Chris, although I do use poly on softer woods and sometimes CA glue in order to protect the surface from scratching and marring, I don't really like them for outdoor use because they are prone to cracking and letting moisture in under the surface.

It is true that linseed oil isn't the best protection against moisture, but as long as you're not gonna leave it out in the rain for a couple of weeks, it does a good enough job. But with the beeswax, it's much more moisture resistant.


----------



## The Gopher

Thanks DH, I think the end result is similar, i usually soak for a day, followed by hand rubbing till there is neither oil soaking in or leaching out, then a wax polish of some sort.
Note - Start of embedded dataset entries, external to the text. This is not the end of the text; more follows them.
void fbNotePlan(const DevPlan *plan, int cin, int cmid, bool ups, bool pool, int outk, bool pack, bool indep, int H, int W,
    int items, int rows, const int *heights, int nHeights) {
	std::string line = "flow_block cin=" + std::to_string(cin) + " cmid=" + std::to_string(cmid) + " ups=" + std::to_string(ups) +
	                   " pool=" + std::to_string(pool) + " outk=" + std::to_string(outk) + " pack=" + std::to_string(pack) +
	                   " indep=" + std::to_string(indep) + " H=" + std::to_string(H) + " W=" + std::to_string(W) +
	                   " items=" + std::to_string(items) + " rows=" + std::to_string(rows) + " heights=";
	for (int i = 0; i < nHeights; ++i) line += (i ? "," : "") + std::to_string(heights[i]);
	plan->log->note(line);
}

template <typename T, int CIN, int CMID, bool UPS, bool POOL, int OUTK, bool PACK, bool INDEP, bool CUT, int... THS>
void launchFlowBlockBest(const FlowBlockParams &p, int items, int numCUs, const DevPlan *plan, hipStream_t stream) {
	const long tilesX = (p.W + kFbOutW - 1) / kFbOutW;
	const int forced = plan ? plan->flowTile : 0;
	int best = 0;
	long bestCost = 0;
	int heights[sizeof...(THS)], nHeights = 0;
	auto consider = [&](int TH, bool fits) {
		if (!fits) return;
		heights[nHeights++] = TH;
		const long c = forced == TH ? -1 : fbLaunchCost(p.H, tilesX, TH, numCUs, items);
		if (best == 0 || c < bestCost) {
			best = TH;
			bestCost = c;
		}
	};
	(consider(THS, FbGeom<CIN, CMID, THS, UPS, POOL, OUTK, fbWaves<CIN, CMID>()>::FITS), ...);
	if (plan && plan->log) fbNotePlan(plan, CIN, CMID, UPS, POOL, OUTK, PACK, INDEP, p.H, p.W, items, best, heights, nHeights);
	bool done = false;
	auto launch = [&](auto thTag) {
		constexpr int TH = decltype(thTag)::value;
		if constexpr (FbGeom<CIN, CMID, TH, UPS, POOL, OUTK, fbWaves<CIN, CMID>()>::FITS) {
			if (!done && best == TH) {
				launchFlowBlockInst<T, CIN, CMID, TH, UPS, POOL, OUTK, PACK, INDEP, CUT>(p, items, stream);
				done = true;
			}
		}
	};
	(launch(std::integral_constant<int, THS>{}), ...);
	if (!done) throw std::logic_error("flow block: no tile height fits");
}

template <typename T, int CIN, int CMID, bool UPS, bool POOL, int OUTK, bool PACK = false, bool INDEP = false, bool CUT = false>
void launchFlowBlockT(const FlowBlockParams &p, int items, int numCUs, const DevPlan *plan, hipStream_t stream) {
	if constexpr (OUTK == 2) {
		launchFlowBlockBest<T, CIN, CMID, UPS, POOL, OUTK, PACK, INDEP, CUT, kFbMid, 6>(p, items, numCUs, plan, stream);
	} else if constexpr (CMID == 128) {
		launchFlowBlockBest<T, CIN, CMID, UPS, POOL, OUTK, PACK, INDEP, CUT, 6, 4, 2>(p, items, numCUs, plan, stream);
	} else {
		launchFlowBlockBest<T, CIN, CMID, UPS, POOL, OUTK, PACK, INDEP, CUT, 20, 18, 10, 6>(p, items, numCUs, plan, stream);
	}
}

template <typename T>
void launchFlowBlockDT(const FlowBlockLaunch &q, hipStream_t stream) {
	FlowBlockParams p{};
	p.in = q.in;
	p.w1 = q.w1;
	p.b1 = q.b1;
	p.w2 = q.w2;
	p.b2 = q.b2;
	p.out = q.out;
	p.H = q.H;
	p.W = q.W;
	p.inPitch = q.inPitch ? q.inPitch : (q.upsample ? q.W / 2 : q.W);
	p.outPitch = q.outPitch ? q.outPitch : (q.pool ? q.W / 2 : q.W);
	p.act1 = q.act1;
	p.act2 = q.act2;
	p.slope = q.slope;
	p.skip = ablationSkipBits();
	p.prio = wavePriorityMode(0);
	p.packPrev = q.packPrev;
	p.packOut = q.packOut;
	p.frameH = q.frameH;
	p.frameW = q.frameW;
	p.padTop = q.padTop;
	p.padLeft = q.padLeft;
	p.numInputs = q.numInputs;
	p.sums = q.sums;
	const int items = q.items > 1 ? q.items : 1;
	if (items > kFlowBatchMax) throw std::invalid_argument("flow block: more look-ahead frames than kFlowBatchMax");
	p.inItem = items > 1 ? q.inItemBytes : 0;
	p.outItem = items > 1 ? q.outItemBytes : 0;
	const bool many = items > 1 || q.independentItems;
	for (int i = 0; i < kFlowBatchMax; ++i) {
		p.frames[i] = many ? (i < items ? q.packFrames[i] : nullptr) : (i == 0 ? q.packFrame : nullptr);
		p.frameStrides[i] = many ? (i < items ? q.packFrameStrides[i] : 0) : (i == 0 ? q.packFrameStride : 0);
		p.packPrevs[i] = q.independentItems && i < items ? q.packPrevs[i] : nullptr;
		p.packOuts[i] = q.independentItems && i < items ? q.packOuts[i] : nullptr;
	}
	if (items > 1 && q.residual) throw std::invalid_argument("flow block: the residual form has no look-ahead launch");
	const int cus = currentDeviceCUs();
	if (q.packOut != nullptr || q.independentItems) {
		if (many && q.sums != nullptr) throw std::invalid_argument("flow block: look-ahead packing has no brightness sums");
		for (int i = 0; i < items; ++i) {
			if (p.frames[i] == nullptr) throw std::invalid_argument("flow block: input packing needs every frame of the launch");
			if (q.independentItems && (p.packPrevs[i] == nullptr || p.packOuts[i] == nullptr)) {
				throw std::invalid_argument("flow block: independent items need every item's history buffers");
			}
		}
		if (!(q.cin == 16 && q.cmid == 32 && !q.upsample && q.pool && !q.outHead && !q.residual &&
		        (q.packPrev || q.independentItems))) {
			throw std::invalid_argument("flow block: input packing is built for the first block (16 -> 32 -> 32, pool)");
		}
		if (q.independentItems) return launchFlowBlockT<T, 16, 32, false, true, 0, true, true>(p, items, cus, q.plan, stream);
		if (q.cutAt != nullptr) {
			if (items < 2) throw std::invalid_argument("flow block: cut-aware history is a form of the look-ahead launch");
			p.cutAt = q.cutAt;
			return launchFlowBlockT<T, 16, 32, false, true, 0, true, false, true>(p, items, cus, q.plan, stream);
		}
		return launchFlowBlockT<T, 16, 32, false, true, 0, true>(p, items, cus, q.plan, stream);
	}
	if (q.upsample && (q.H % 2 || q.W % 2)) throw std::invalid_argument("flow block: fused upsampling needs even H and W");
	if (q.pool && (q.H % 2 || q.W % 2)) throw std::invalid_argument("flow block: fused max-pool needs even H and W");
	const int outk = q.residual ? 2 : (q.outHead ? 1 : 0);
#define JU_FB_CASE(CIN_, CMID_, UPS_, POOL_, OUTK_)                                              \
	if (q.cin == CIN_ && q.cmid == CMID_ && q.upsample == UPS_ && q.pool == POOL_ && outk == OUTK_) { \
		return launchFlowBlockT<T, CIN_, CMID_, UPS_, POOL_, OUTK_>(p, items, cus, q.plan, stream); \
	}
	JU_FB_CASE(16, 32, false, true, 0)
	JU_FB_CASE(32, 64, false, true, 0)
	JU_FB_CASE(64, 128, false, true, 0)
	JU_FB_CASE(256, 128, true, false, 0)
	JU_FB_CASE(256, 128, false, false, 0)
	JU_FB_CASE(128, 64, true, false, 0)
	JU_FB_CASE(128, 64, false, false, 0)
	JU_FB_CASE(64, 32, true, false, 1)
	JU_FB_CASE(64, 32, false, false, 1)
	JU_FB_CASE(64, 64, false, false, 2)
#undef JU_FB_CASE
	throw std::invalid_argument("flow block: unsupported shape");
}

}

I'll have to agree on the additives of "boiled" linseed oil, i wish they weren't there, but Raw linseed oil is so much harder to find and more expensive, I should probably just bite the bullet and get some.

Thanks again for your input.


----------



## RedRubber

Good thread, excellent information!


----------



## drfrancov

Nice info guys. Thanks!


----------



## BootMuck

Nice info!

I used the same basic method dayhiker laid out above. 
Two questions though:
What grit sand paper do you sand to? When do you sand?

I've tried both soaking and hand rubbing methods. Hand rubbing was easy and less messy (besides hand washing).

I only sanded my last natural to 600 grit before oil rub (5 coats 6-8hrs apart until no more absorption) and the finish was as smooth as my last CA finish (sanded to 4000 grit).

Thanks for any input


----------



## Rapier

One of the things that seems to be missing is the way BLO is reapplied. Often at first and then less often over time. Eventually (sometimes years and after many reapplications) the wood will saturate and end up very dense and hard. This is it's main benifit. Try to reapply a polyurithane? You first have to get rid of the old stuff with a paint thinner or sanding. With BLO and other oils just wipe some more on. Obviously some woods work better with this finish than others. Crickerters will apply and reapply linseed oil to very high grade English Willow cricket bats and can take a year befor using them! I made a bokken from a plum tree branch which was let to dry from green wood for over a year then over the next year I applied many coats of BLO letting cure off for at least a week or two in between. When I finally took it to the dojo it was immeadiatly banned after utterly destroying several high quality japanese oak bokkens! I think the cured oil binds the timbre fibres preventing splits etc...
Just my experience with the stuff.















You can see the waxy texture and the many bruses from full force contact with other bokkens but no splits...


----------



## rockscorpio125b

Hi everyone, instead of using linseed oil Which I havent at home I tried sunflower oil . But 2 weeks after the removal from bath it´s still soaked with oil is it normal?